Earth Falling Towards the Sun

Task number: 1760

How long would it take Earth to fall towards the Sun if Earth suddenly lost its orbital velocity?

Figure to the Assignment
  • Given values

    \(v=0 \mathrm{\frac{km}{s}}\) orbital velocity of Earth
    \(t= ?\) time it takes Earth to fall towards the Sun
  • Hint 1

    Write the equation of motion of Earth using the law of conservation of energy.

  • Hint 2

    How can we express the velocity \(v_{\mathrm{f}}\) by using distance \(r\) and time \(t\)?

    Substitute this relationship for velocity \(v_{\mathrm{f}}\) into equation (5). How does the distance \(r\) change? Express time \(t\).

  • Hint 3

    According to http://www.wolframalpha.com/ it is true that: \[\int{\sqrt{\frac{r}{R_{\mathrm{ES}}-r}}}\mathrm{d}r=\frac {\sqrt{\frac{r}{R_{\mathrm{ES}}-r}} \left(\sqrt{r} \left(r-R_{\mathrm{ES}} \right) + R_{\mathrm{ES}}\sqrt{R_{\mathrm{ES}}-r}  \mathrm{arctg}\,{\sqrt{\frac{r}{R_{\mathrm{ES}}-r}}} \right) }{\sqrt {r}}+c,\] where \(c\) is a constant.
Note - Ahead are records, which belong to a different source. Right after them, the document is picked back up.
@@ -36,19 +72,34 @@
     cur.b = make_rsrc(p.B + b_off, valid ? p.b_bytes - b_off : 0u);
     cur.s = cx.sIsB ? make_rsrc(p.SFB + sb_off, valid ? p.sfb_bytes - sb_off : 0u) : make_rsrc(p.SFA + sa_off, valid ? p.sfa_bytes - sa_off : 0u);
   }
+  v4u dwA, dwB, dwS;
+  if constexpr (LEAN) {
+    auto words = [&](const uint8_t* base, const uint32_t bytes) __attribute__((always_inline)) {
+      const uint64_t u = (uint64_t)(uintptr_t)base;
+      v4u d = {(uint32_t)u, (uint32_t)(u >> 32) & 0xffffu, bytes, 0x00020000u};
+      return d;
+    };
+    const uint32_t a_off = (uint32_t)m0 * rowbytes, b_off = (uint32_t)n0 * rowbytes;
+    const uint32_t sa_off = (uint32_t)(m0 >> 7) * CB * 512, sb_off = (uint32_t)(n0 >> 7) * CB * 512;
+    dwA = words(p.A + a_off, p.a_bytes - a_off);
+    dwB = words(p.B + b_off, p.b_bytes - b_off);
+    dwS = cx.sIsB ? words(p.SFB + sb_off, p.sfb_bytes - sb_off) : words(p.SFA + sa_off, p.sfa_bytes - sa_off);
+  }
 
   v4f acc[MT][NT];
   v4i fa[2][MT], fb[2][NT];
   v4i xq[2][4];
   const int sh = 8 * kq;
+  int xs[2][MT + NT];
 
   const int sw = (r16 >> 1) & 7;
   int rdF[2];
 #pragma unroll
-  for (int h = 0; h < 2; ++h) rdF[h] = (cx.wave_m * C::WTM + r16) * C::ROWB + (((4 * h + kq) ^ sw) << 4);
+  for (int h = 0; h < 2; ++h) rdF[h] = (cx.wave_m * C::WTM + r16) * C::ROWB + ((deepp16_kblock(IL, h, kq) ^ sw) << 4);
   const int rdBd = cx.rdBd;
   const int rdSA = C::OFF_S + (cx.wave_m * C::SCT) * 512 + r16 * 16, rdSB = C::OFF_S + (C::PA + cx.wave_n * C::SCT) * 512 + r16 * 16;
   static_assert(C::SCT == 2 && C::WTM == 128 && C::WTN == 128, "a wave's rows are one 128-row scale tile; a stage is two column tiles");
+  const int rdS2A = rdSA + (kq >> 1) * 512 + 2 * (kq & 1), rdS2B = rdSB + (kq >> 1) * 512 + 2 * (kq & 1);
 
   typedef __attribute__((address_space(3))) const v4i* lds_v4i_t;
   uint32_t rbA = 0, rbB = 0;
@@ -67,13 +118,30 @@
   auto shift1 = [&](const int h, const int k) __attribute__((always_inline)) {
     xq[h][k >> 2][k & 3] = (int)((unsigned)xq[h][k >> 2][k & 3] >> sh);
   };
-  auto mfma1 = [&](const int h, const int m, const int n, const bool zero_c) __attribute__((always_inline)) {
+  auto read_scale = [&](const int buf, const int k) __attribute__((always_inline)) {
+    const int t = k & 7;
+    xs[buf][k] = *(const uint16_t*)(smem + buf * STAGE + (k < MT ? rdS2A : rdS2B) + (t & 1) * 256 + (t >> 1) * 4);
+  };
+  auto mfma1 = [&](const int h, const int m, const int n, const bool zero_c, const int sbuf) __attribute__((always_inline)) {
     const v4i a = fa[h][m], b = fb[h][n];
-    const int sb1 = xq[h][2 + (n & 1)][n >> 1], sa1 = xq[h][m & 1][m >> 1];
+    const int sb1 = IL ? xs[sbuf][MT + n] : xq[h][2 + (n & 1)][n >> 1], sa1 = IL ? xs[sbuf][m] : xq[h][m & 1][m >> 1];
     if (zero_c)
-      asm volatile("v_mfma_scale_f32_16x16x128_f8f6f4 %0, %1, %2, 0, %3, %4 op_sel_hi:[0,0,0] cbsz:4 blgp:4" : "=a"(acc[m][n]) : "v"(b), "v"(a), "v"(sb1), "v"(sa1));
+      asm volatile(QAMD_MFMA16("0", "") : "=a"(acc[m][n]) : "v"(b), "v"(a), "v"(sb1), "v"(sa1));
+    else if (IL && h == 1)
+      asm volatile(QAMD_MFMA16("%0", "op_sel:[1,1,0] ") : "+a"(acc[m][n]) : "v"(b), "v"(a), "v"(sb1), "v"(sa1));
     else
-      asm volatile("v_mfma_scale_f32_16x16x128_f8f6f4 %0, %1, %2, %0, %3, %4 op_sel_hi:[0,0,0] cbsz:4 blgp:4" : "+a"(acc[m][n]) : "v"(b), "v"(a), "v"(sb1), "v"(sa1));
+      asm volatile(QAMD_MFMA16("%0", "") : "+a"(acc[m][n]) : "v"(b), "v"(a), "v"(sb1), "v"(sa1));
+  };
+  auto mfma1_dma = [&](const int h, const int m, const int n, const int sbuf, const v4u d, const uint32_t lds, const int voff, const int soff)
+                       __attribute__((always_inline)) {
+    const v4i a = fa[h][m], b = fb[h][n];
+    const int sb1 = IL ? xs[sbuf][MT + n] : xq[h][2 + (n & 1)][n >> 1], sa1 = IL ? xs[sbuf][m] : xq[h][m & 1][m >> 1];
+    if (IL && h == 1)
+      asm volatile("s_mov_b32 m0, %5\n\t" QAMD_MFMA16("%0", "op_sel:[1,1,0] ") "\n\tbuffer_load_dwordx4 %6, %7, %8 offen lds" QAMD_DMA_AUX_ASM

    Use a derivative to verify this equality.

  • Hint 4

    We verified that the following is true: \[\int{\sqrt{\frac{r}{R_{\mathrm{ES}}-r}}}\mathrm{d}r= -\sqrt{r\left(R_{\mathrm{ES}}-r\right)}+R_{\mathrm{ES}} \mathrm{arctg}\,{\sqrt{\frac{r}{R_{\mathrm{ES}}-r}}}+c.\] Use this relationship to determine time \(t\) from equation (6).

  • Overall solution

    Equation of motion of Earth

     

    The law of conservation of energy says that the sum of kinetic energy \(E_{\mathrm{k}}\) and potential energy \(E_{\mathrm{p}}\) is constant and is therefore equal to the initial energy of Earth \(E_{\mathrm{0}}\):

    \[E_{\mathrm{k}}+E_{\mathrm{p}}=E_{\mathrm{0}}.\tag{1}\]
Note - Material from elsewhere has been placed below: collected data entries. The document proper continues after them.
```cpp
struct PackOne { const unsigned short* src; unsigned short* dst; int N, K; int64_t ld; };
__global__ __launch_bounds__(256) void pack_chain_kernel(const int64_t* __restrict__ desc, int n_desc, PackOne one) {
    const unsigned short* src = one.src;
    unsigned short* dst = one.dst;
    int K = one.K;
    int64_t ld = one.ld;
    int k = blockIdx.x;
    if (desc) {
        int d = 0;
        for (int i = 1; i < n_desc; ++i)
            if ((int64_t)blockIdx.x >= desc[i * 6 + 4]) d = i;
        const int64_t* D = desc + d * 6;
        src = (const unsigned short*)D[0]; dst = (unsigned short*)D[1]; K = (int)D[3]; ld = D[5];
        k = (int)((int64_t)blockIdx.x - D[4]);
    }
    const int KT = K / 32, c = k / KT, t = k % KT;
#pragma unroll
    for (int u = 0; u < 6; ++u) {
        const int idx = threadIdx.x + 256 * u, line = idx >> 3, slot = idx & 7, ls = slot ^ (line & 7);
        const int row = c * 384 + line + 192 * (ls >> 2), col = t * 32 + 8 * (ls & 3);
        *(u32x4*)(dst + ((int64_t)k * 1536 + idx) * 8) = *(const u32x4*)(src + (int64_t)row * ld + col);
    }
}

extern "C" int dg_pack_chain_weights(const void* w, int64_t ld, void* packed, int N, int K, void* stream) {
    if (!w || !packed || N <= 0 || K <= 0 || N % 384 || K % 32 || ld < K || ld % 8 || !dg_aligned16(w) || !dg_aligned16(packed)) return DG_ERR_ARG;
    PackOne one{(const unsigned short*)w, (unsigned short*)packed, N, K, ld};
    hipLaunchKernelGGL(pack_chain_kernel, dim3((N / 384) * (K / 32)), dim3(256), 0, (hipStream_t)stream, (const int64_t*)nullptr, 0, one);
    DG_LAUNCH_CHECK();
    return DG_OK;
}

extern "C" int dg_pack_chain_weights_batched(const int64_t* desc, int n_desc, int total_stages, void* stream) {
    if (!desc || n_desc <= 0 || total_stages <= 0) return DG_ERR_ARG;
    PackOne one{nullptr, nullptr, 0, 0, 0};
    hipLaunchKernelGGL(pack_chain_kernel, dim3(total_stages), dim3(256), 0, (hipStream_t)stream, desc, n_desc, one);
    DG_LAUNCH_CHECK();
    return DG_OK;
}

__global__ __launch_bounds__(256) void l2_warm_kernel(const char* __restrict__ p, int64_t n_lines, float* __restrict__ sink) {
    const int j = (int)blockIdx.x >> 3, per = (int)gridDim.x >> 3;
    float acc = 0.f;
    for (int64_t i = (int64_t)j * 256 + threadIdx.x; i < n_lines; i += (int64_t)per * 256) acc += *(const float*)(p + i * 128);
    if (acc == 123.456f && sink) sink[0] = acc;
}

extern "C" int dg_l2_warm(const void* p, int64_t bytes, void* stream) {
    if (!p || bytes <= 0 || (((uintptr_t)p) & 127)) return DG_ERR_ARG;
    hipLaunchKernelGGL(l2_warm_kernel, dim3(256), dim3(256), 0, (hipStream_t)stream, (const char*)p, bytes / 128, (float*)nullptr);
    DG_LAUNCH_CHECK();
    return DG_OK;
}

static int ch_num_cus() {
    static const int v = [] {
        int dev = 0, n = 256;
        if (hipGetDevice(&dev) == hipSuccess) {
            int x = 0;
            if (hipDeviceGetAttribute(&x, hipDeviceAttributeMultiprocessorCount, dev) == hipSuccess && x > 0) n = x;
        }
        return n;
    }();
    return v;
}

extern "C" int dg_block_chain_supported(int M, int C) { return M > 0 && M % CH_ROWS == 0 && C == CH_C; }

static unsigned long long* g_chain_stamps = nullptr;
extern "C" void dg_debug_set_chain_fwd_stamps(void* q) { g_chain_stamps = (unsigned long long*)q; }

extern "C" int dg_block_chain_fwd(const dg_block_chain_args* a, void* stream) {
    if (!a || !dg_block_chain_supported(a->M, a->C)) return DG_ERR_ARG;
    if (a->mode < 0 || a->mode > 4) return DG_ERR_ARG;
    if (a->dropout_p < 0.f || a->dropout_p >= 1.f) return DG_ERR_ARG;
    const int m = a->mode;
    const bool has_proj = m == 0 || m == 1 || m == 3, has_ffn1 = m == 0 || m == 1, has_ffn2 = m == 0 || m == 1 || m == 4;
    const bool has_qkv = m == 0 || m == 2, ln1 = m == 0 || m == 2 || m == 4;
    auto al = [](const void* q) { return q && dg_aligned16(q); };
    if (!al(a->x) && m != 4) return DG_ERR_ARG;
    if (has_proj && (!al(a->o) || !al(a->wproj) || !al(a->bproj) || !al(a->x1) || !al(a->ln2w) || !al(a->ln2b) || !a->mean2 || !a->rstd2 || !al(a->h2)))
        return DG_ERR_ARG;
    if (has_ffn1 && (!al(a->w1) || !al(a->b1) || !a->sign_bits ||
                     a->sign_bits_bytes < (int64_t)((a->M + 127) / 128) * (4 * a->C / 192) * (128 * 192 / 8))) return DG_ERR_ARG;
    if (has_ffn2 && (!al(a->f) || !al(a->x1) || !al(a->w2) || !al(a->b2) || (m == 1 ? !al(a->x2_bf16) : !al(a->x2)))) return DG_ERR_ARG;
    if (ln1 && (!al(a->ln1w) || !al(a->ln1b) || !a->mean1 || !a->rstd1 || !al(a->h1))) return DG_ERR_ARG;
    if (has_qkv && (!al(a->wqkv) || !al(a->qkv))) return DG_ERR_ARG;
    ChainP p;
    p.o = (const char*)a->o; p.x = a->x; p.wproj = (const char*)a->wproj; p.bproj = a->bproj; p.x1 = a->x1;
    p.ln2w = a->ln2w; p.ln2b = a->ln2b; p.mean2 = a->mean2; p.rstd2 = a->rstd2; p.h2 = (bf16_t*)a->h2;
    p.w1 = (const char*)a->w1; p.b1 = a->b1; p.f = (bf16_t*)a->f; p.bits = a->sign_bits;
    p.w2 = (const char*)a->w2; p.b2 = a->b2; p.x2 = a->x2; p.x2b = (bf16_t*)a->x2_bf16;
    p.ln1w = a->ln1w; p.ln1b = a->ln1b; p.mean1 = a->mean1; p.rstd1 = a->rstd1; p.h1 = (bf16_t*)a->h1;
    p.wqkv = (const char*)a->wqkv; p.qkv = (bf16_t*)a->qkv;
    p.M = a->M; p.n_blocks = a->M / CH_ROWS; p.eps = a->eps;
    p.drop = (a->dropout_p > 0.f && a->rng_state) ? 1 : 0;
    p.rng = a->rng_state; p.site_proj = a->site_proj; p.site_ffn = a->site_ffn;
    p.thr = dg_drop_threshold(a->dropout_p); p.inv_keep = 1.f / (1.f - a->dropout_p);
    { static const int dbg = [] { const char* e = getenv("DG_CHAIN_DBG"); return e ? atoi(e) : 0; }(); p.dbg = dbg; }
    p.stamps = g_chain_stamps;
    { static const int st = [] { const char* e = getenv("DG_CHAIN_STAGGER"); return e ? atoi(e) : 0; }(); p.stagger = st; }
    const dim3 grid(p.n_blocks < ch_num_cus() ? p.n_blocks : ch_num_cus()), block(768);
    hipStream_t s = (hipStream_t)stream;
    switch (m) {
        case 0: hipLaunchKernelGGL(block_chain_fwd_kernel<0>, grid, block, 0, s, p); break;
        case 1: hipLaunchKernelGGL(block_chain_fwd_kernel<1>, grid, block, 0, s, p); break;
        case 2: hipLaunchKernelGGL(block_chain_fwd_kernel<2>, grid, block, 0, s, p); break;
        case 3: hipLaunchKernelGGL(block_chain_fwd_kernel<3>, grid, block, 0, s, p); break;
        default: hipLaunchKernelGGL(block_chain_fwd_kernel<4>, grid, block, 0, s, p); break;
    }
    DG_LAUNCH_CHECK();
    return DG_OK;
}
```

    Kinetic energy \(E_{\mathrm{k}}\) is equal to:

    \[E_{\mathrm{k}}=\frac{1}{2}M_{\mathrm{E}}v_{\mathrm{f}}^2,\tag{2}\]

    where \(M_{\mathrm{E}}\) is the mass of Earth and \(v_{\mathrm{f}}\) is the magnitude of falling velocity of Earth at a given moment.

    Figure to Hint solution

    Potential energy \(E_{\mathrm{p}}\)of Earth at a distance \(r\) from the Sun is:

    \[E_{\mathrm{p}}=-\kappa \frac{M_{\mathrm{E}}M_{\mathrm{S}}}{r},\tag{3}\]

    where \(\kappa\) is the gravitational constant and\(M_{\mathrm{S}}\) is the mass of the Sun.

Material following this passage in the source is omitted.